Directions for this task: Every line of the entries below that mentions "kRows" is to be copied out.

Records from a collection
__global__ void __launch_bounds__(64) enc_chain_direct_kernel(const PipeChainJobs jobs, const PipeEncArgs pa) {
  constexpr unsigned int kRows = PipeEncChainLds::kRows;
  constexpr unsigned int kDigits = 2 * kRows;
  constexpr int kStride = lane_stride(kDigits + 8);
  __shared__ __attribute__((aligned(16))) unsigned char stage[64 * kStride];
  const unsigned int gi = blockIdx.x;
  const unsigned int job = gi / static_cast<unsigned int>(pa.groups_per_job);
  const unsigned int gidx = gi % static_cast<unsigned int>(pa.groups_per_job);
  if (__hip_atomic_load(&pa.fallback[job], __ATOMIC_RELAXED, __HIP_MEMORY_SCOPE_AGENT) != 0u) return;
  const PipeChainJob& J = jobs.job[job];
  const unsigned int lane = threadIdx.x;
  const int64_t s = static_cast<int64_t>(gidx) * 64 + lane;
  const bool live = s < jobs.streams;

  uint4 st = live ? J.state[s] : make_uint4(0u, 0xFFFFFFFFu, 0u, 0u);
  unsigned int base = st.x, s1 = st.y, hd = st.z & 0xFFFFu, had = st.z >> 31, rn = st.w;
  lanes_pin(base, s1, hd, rn);

  const unsigned int ds_off = static_cast<unsigned int>(reinterpret_cast<size_t>(
                                  (__attribute__((address_space(3))) unsigned char*)stage)) + kStride * lane;
  unsigned char* const dstage = stage + kStride * lane;
  unsigned char* const out = J.chunk + (live ? s : 0) * static_cast<int64_t>(pa.cap);
  unsigned int wpos = 0u, n = 0u, overflow = 0u;

  auto put = [&](unsigned int d, bool on) {
    *reinterpret_cast<unsigned short*>(dstage + n) = __builtin_bswap16(static_cast<unsigned short>(d));
    n += on ? 2u : 0u;
  };
  auto flush = [&]() {
#pragma unroll
    for (unsigned int c = 0; c < kDigits / 16u; ++c) {
      if (16u * c < n) {
        uint2 v[2];
        v[0] = reinterpret_cast<const uint2*>(dstage)[2 * c];
        v[1] = reinterpret_cast<const uint2*>(dstage)[2 * c + 1];
        if (wpos + 16u * c + 16u <= pa.cap) lanes_gstore16(out + wpos + 16u * c, v[0], v[1]);
        else overflow = 1u;
      }
    }
    wpos += n;
    n = 0u;
  };
  auto put_run = [&](unsigned int fill, unsigned int bytes) {
    flush();
    for (unsigned int k = 0; k < bytes; k += 2u) {
      const unsigned short be = static_cast<unsigned short>(fill);
      if (wpos + 2u <= pa.cap) lanes_gstore_elem(reinterpret_cast<unsigned short*>(out + wpos), be);
      else overflow = 1u;
      wpos += 2u;
    }
  };
  auto call = [&](unsigned int lo, unsigned int hi, bool act) __attribute__((always_inline)) {
    const unsigned int a = scale16(s1, lo);
    const unsigned int b = scale16(s1, hi) - 1u;
    const unsigned int bs = base + a;
    const unsigned int t1 = b - a;
    const bool carry = act && bs < a;
    const bool ren = act && (t1 >> 16) == 0u;
    const unsigned int e = bs >> 16;
    const bool solid = ren && e != 0xFFFFu;
    const bool ffff = ren && e == 0xFFFFu;
    const bool held = had != 0u;
    const unsigned int X = (hd + (carry ? 1u : 0u)) & 0xFFFFu;
    const bool emit = held && (solid || (carry && (!ffff || rn != 0u)));
    put(X, emit);
    const unsigned int run_out = !held ? 0u : solid ? rn : (carry && rn != 0u) ? (ffff ? rn - 1u : rn) : 0u;
    if (__any(run_out != 0u)) {
      if (run_out != 0u) put_run(carry ? 0u : 0xFFFFu, 2u * run_out);
    }
    if (solid) {
      hd = e; had = 1u; rn = 0u;
    } else if (ffff) {
      if (!held) { hd = 0xFFFFu; had = 1u; rn = 0u; }
      else if (!carry) { rn += 1u; }
      else if (rn == 0u) { hd = X; rn = 1u; }
      else { hd = 0u; rn = 1u; }
    } else if (carry && held) {
      had = 0u; rn = 0u;
    }
    base = act ? (ren ? bs << 16 : bs) : base;
    s1 = act ? (ren ? (t1 << 16) | 0xFFFFu : t1) : s1;
  };

  const unsigned int nt = static_cast<unsigned int>(pa.nt);
  const unsigned int* const status = pa.status + static_cast<size_t>(gi) * nt * 64 + lane;
  const unsigned int* const done = pa.done + static_cast<size_t>(gi) * nt;
  unsigned int avail = 0u;
  unsigned int tn = 0u;
  bool bail = false;
  auto ensure = [&](unsigned int need) {
    while (tn < nt && __any(live && avail < need)) {
      const unsigned int* const flag = done + tn;
      long long t0 = 0;
      bool timing = false;
      while (__hip_atomic_load(flag, __ATOMIC_RELAXED, __HIP_MEMORY_SCOPE_AGENT) == 0u) {
        const long long now = static_cast<long long>(wall_clock64());
        if (!timing) { t0 = now; timing = true; }
        else if (now - t0 > pa.poll_ticks) { bail = true; return; }
        __builtin_amdgcn_s_sleep(8);
      }
      __builtin_amdgcn_fence(__ATOMIC_ACQUIRE, "agent");
      avail = __hip_atomic_load(status + static_cast<size_t>(tn) * 64, __ATOMIC_RELAXED, __HIP_MEMORY_SCOPE_AGENT) & kPipeRowsMask;
      ++tn;
      if (__hip_atomic_load(&pa.fallback[job], __ATOMIC_RELAXED, __HIP_MEMORY_SCOPE_AGENT) != 0u) { bail = true; return; }
    }
  };

  const unsigned char* const mine = reinterpret_cast<const unsigned char*>(pa.calls + static_cast<size_t>(gi) * 64 * pa.rows) + 128u * lane;
  unsigned int w[kRows] = {}, wn[kRows] = {};
  auto load_rows = [&](unsigned int b) {
    const unsigned char* p = mine + static_cast<size_t>(b) * (64u * kRows * 4u);
#pragma unroll
    for (unsigned int c = 0; c < kRows / 4u; ++c) {
      const uint4 v = lanes_gload16(p + 16u * c);
      wn[4 * c] = v.x; wn[4 * c + 1] = v.y; wn[4 * c + 2] = v.z; wn[4 * c + 3] = v.w;
    }
  };
  auto block = [&](unsigned int w0, unsigned int w1, unsigned int w2, unsigned int w3, unsigned int w4, unsigned int w5,
                   unsigned int w6, unsigned int w7, unsigned int w8, unsigned int w9, unsigned int w10, unsigned int w11,
                   unsigned int w12, unsigned int w13, unsigned int w14, unsigned int w15) __attribute__((always_inline)) {
    const unsigned int base0 = base, s10 = s1, hd0 = hd, had0 = had;
    unsigned int flag = rn, na = ds_off + n;
    asm volatile(
        "s_mov_b64 s[56:57], exec\n\t"
        "v_mov_b32 v101, 0\n\tv_mov_b32 v103, 0\n\t"
        TFC_PENC_STEP(W0) TFC_PENC_STEP(W1) TFC_PENC_STEP(W2) TFC_PENC_STEP(W3)
        TFC_PENC_STEP(W4) TFC_PENC_STEP(W5) TFC_PENC_STEP(W6) TFC_PENC_STEP(W7)
        TFC_PENC_STEP(W8) TFC_PENC_STEP(W9) TFC_PENC_STEP(W10) TFC_PENC_STEP(W11)
        TFC_PENC_STEP(W12) TFC_PENC_STEP(W13) TFC_PENC_STEP(W14) TFC_PENC_STEP(W15)
        "s_mov_b64 exec, s[56:57]\n\t"
        "s_waitcnt lgkmcnt(0)\n\t"
        : [BASE] "+v"(base), [S] "+v"(s1), [H] "+v"(hd), [HAD] "+v"(had), [NA] "+v"(na), [FLAG] "+v"(flag)
        : [NOCALL] "s"(kPipeNoCall), [K64K] "s"(0x10000u), [KFFFF] "s"(0xFFFFu), [KHI16] "s"(0xFFFF0000u), [PERM] "s"(0x0c0c0001u),
          [W0] "v"(w0), [W1] "v"(w1), [W2] "v"(w2), [W3] "v"(w3), [W4] "v"(w4), [W5] "v"(w5),
          [W6] "v"(w6), [W7] "v"(w7), [W8] "v"(w8), [W9] "v"(w9), [W10] "v"(w10), [W11] "v"(w11),
          [W12] "v"(w12), [W13] "v"(w13), [W14] "v"(w14), [W15] "v"(w15)
        : "vcc", "memory", "s52", "s53", "s56", "s57", "v100", "v101", "v102", "v103", "v104", "v105", "v106", "v107",
          "v108", "v109", "v110", "v111", "v112", "v113", "v114", "v115", "v117", "v118", "v119");
    if (__builtin_expect(!__any(flag != 0u), 1)) {
      n = na - ds_off;
    } else {
      base = base0; s1 = s10; hd = hd0; had = had0;
      const unsigned int ww[kPipeBlock] = {w0, w1, w2, w3, w4, w5, w6, w7, w8, w9, w10, w11, w12, w13, w14, w15};
#pragma nounroll
      for (unsigned int k = 0; k < kPipeBlock; ++k) {
        unsigned int word = ww[0];
#pragma unroll
        for (unsigned int q = 1; q < kPipeBlock; ++q) word = k == q ? ww[q] : word;
        const unsigned int hi = word >> 16;
        call(word & 0xFFFFu, hi == 0u ? 65536u : hi, word != kPipeNoCall);
      }
    }
  };

  ensure(kRows);
  if (!bail) load_rows(0u);
#pragma unroll
  for (unsigned int k = 0; k < kRows; ++k) asm volatile("" : "+v"(wn[k]));
  for (unsigned int b = 0; !bail && (tn < nt || __any(b * kRows < avail)); ++b) {
#pragma unroll
    for (unsigned int k = 0; k < kRows; ++k) w[k] = wn[k];
    ensure((b + 2u) * kRows);
    if (bail) break;
    load_rows(b + 1u);
    flush();
    if (__any(avail < (b + 1u) * kRows)) {
#pragma unroll
      for (unsigned int k = 0; k < kRows; ++k) w[k] = b * kRows + k < avail ? w[k] : kPipeNoCall;
    }
    block(w[0], w[1], w[2], w[3], w[4], w[5], w[6], w[7], w[8], w[9], w[10], w[11], w[12], w[13], w[14], w[15]);
    block(w[16], w[17], w[18], w[19], w[20], w[21], w[22], w[23], w[24], w[25], w[26], w[27], w[28], w[29], w[30], w[31]);
  }
  flush();
  if (bail) {
    if (lane == 0) atomicOr(&pa.fallback[job], 1u);
    return;
  }
  if (live) {
    pa.stage_state[static_cast<size_t>(gi) * 64 + lane] = make_uint4(base, s1, (hd & 0xFFFFu) | (had << 31), rn);
    pa.stage_out[static_cast<size_t>(gi) * 64 + lane] = make_uint2(wpos, overflow);
  }
}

Solution to the problem:
  constexpr unsigned int kRows = PipeEncChainLds::kRows;
  constexpr unsigned int kDigits = 2 * kRows;
  unsigned int w[kRows] = {}, wn[kRows] = {};
    const unsigned char* p = mine + static_cast<size_t>(b) * (64u * kRows * 4u);
    for (unsigned int c = 0; c < kRows / 4u; ++c) {
  ensure(kRows);
  for (unsigned int k = 0; k < kRows; ++k) asm volatile("" : "+v"(wn[k]));
  for (unsigned int b = 0; !bail && (tn < nt || __any(b * kRows < avail)); ++b) {
    for (unsigned int k = 0; k < kRows; ++k) w[k] = wn[k];
    ensure((b + 2u) * kRows);
    if (__any(avail < (b + 1u) * kRows)) {
      for (unsigned int k = 0; k < kRows; ++k) w[k] = b * kRows + k < avail ? w[k] : kPipeNoCall;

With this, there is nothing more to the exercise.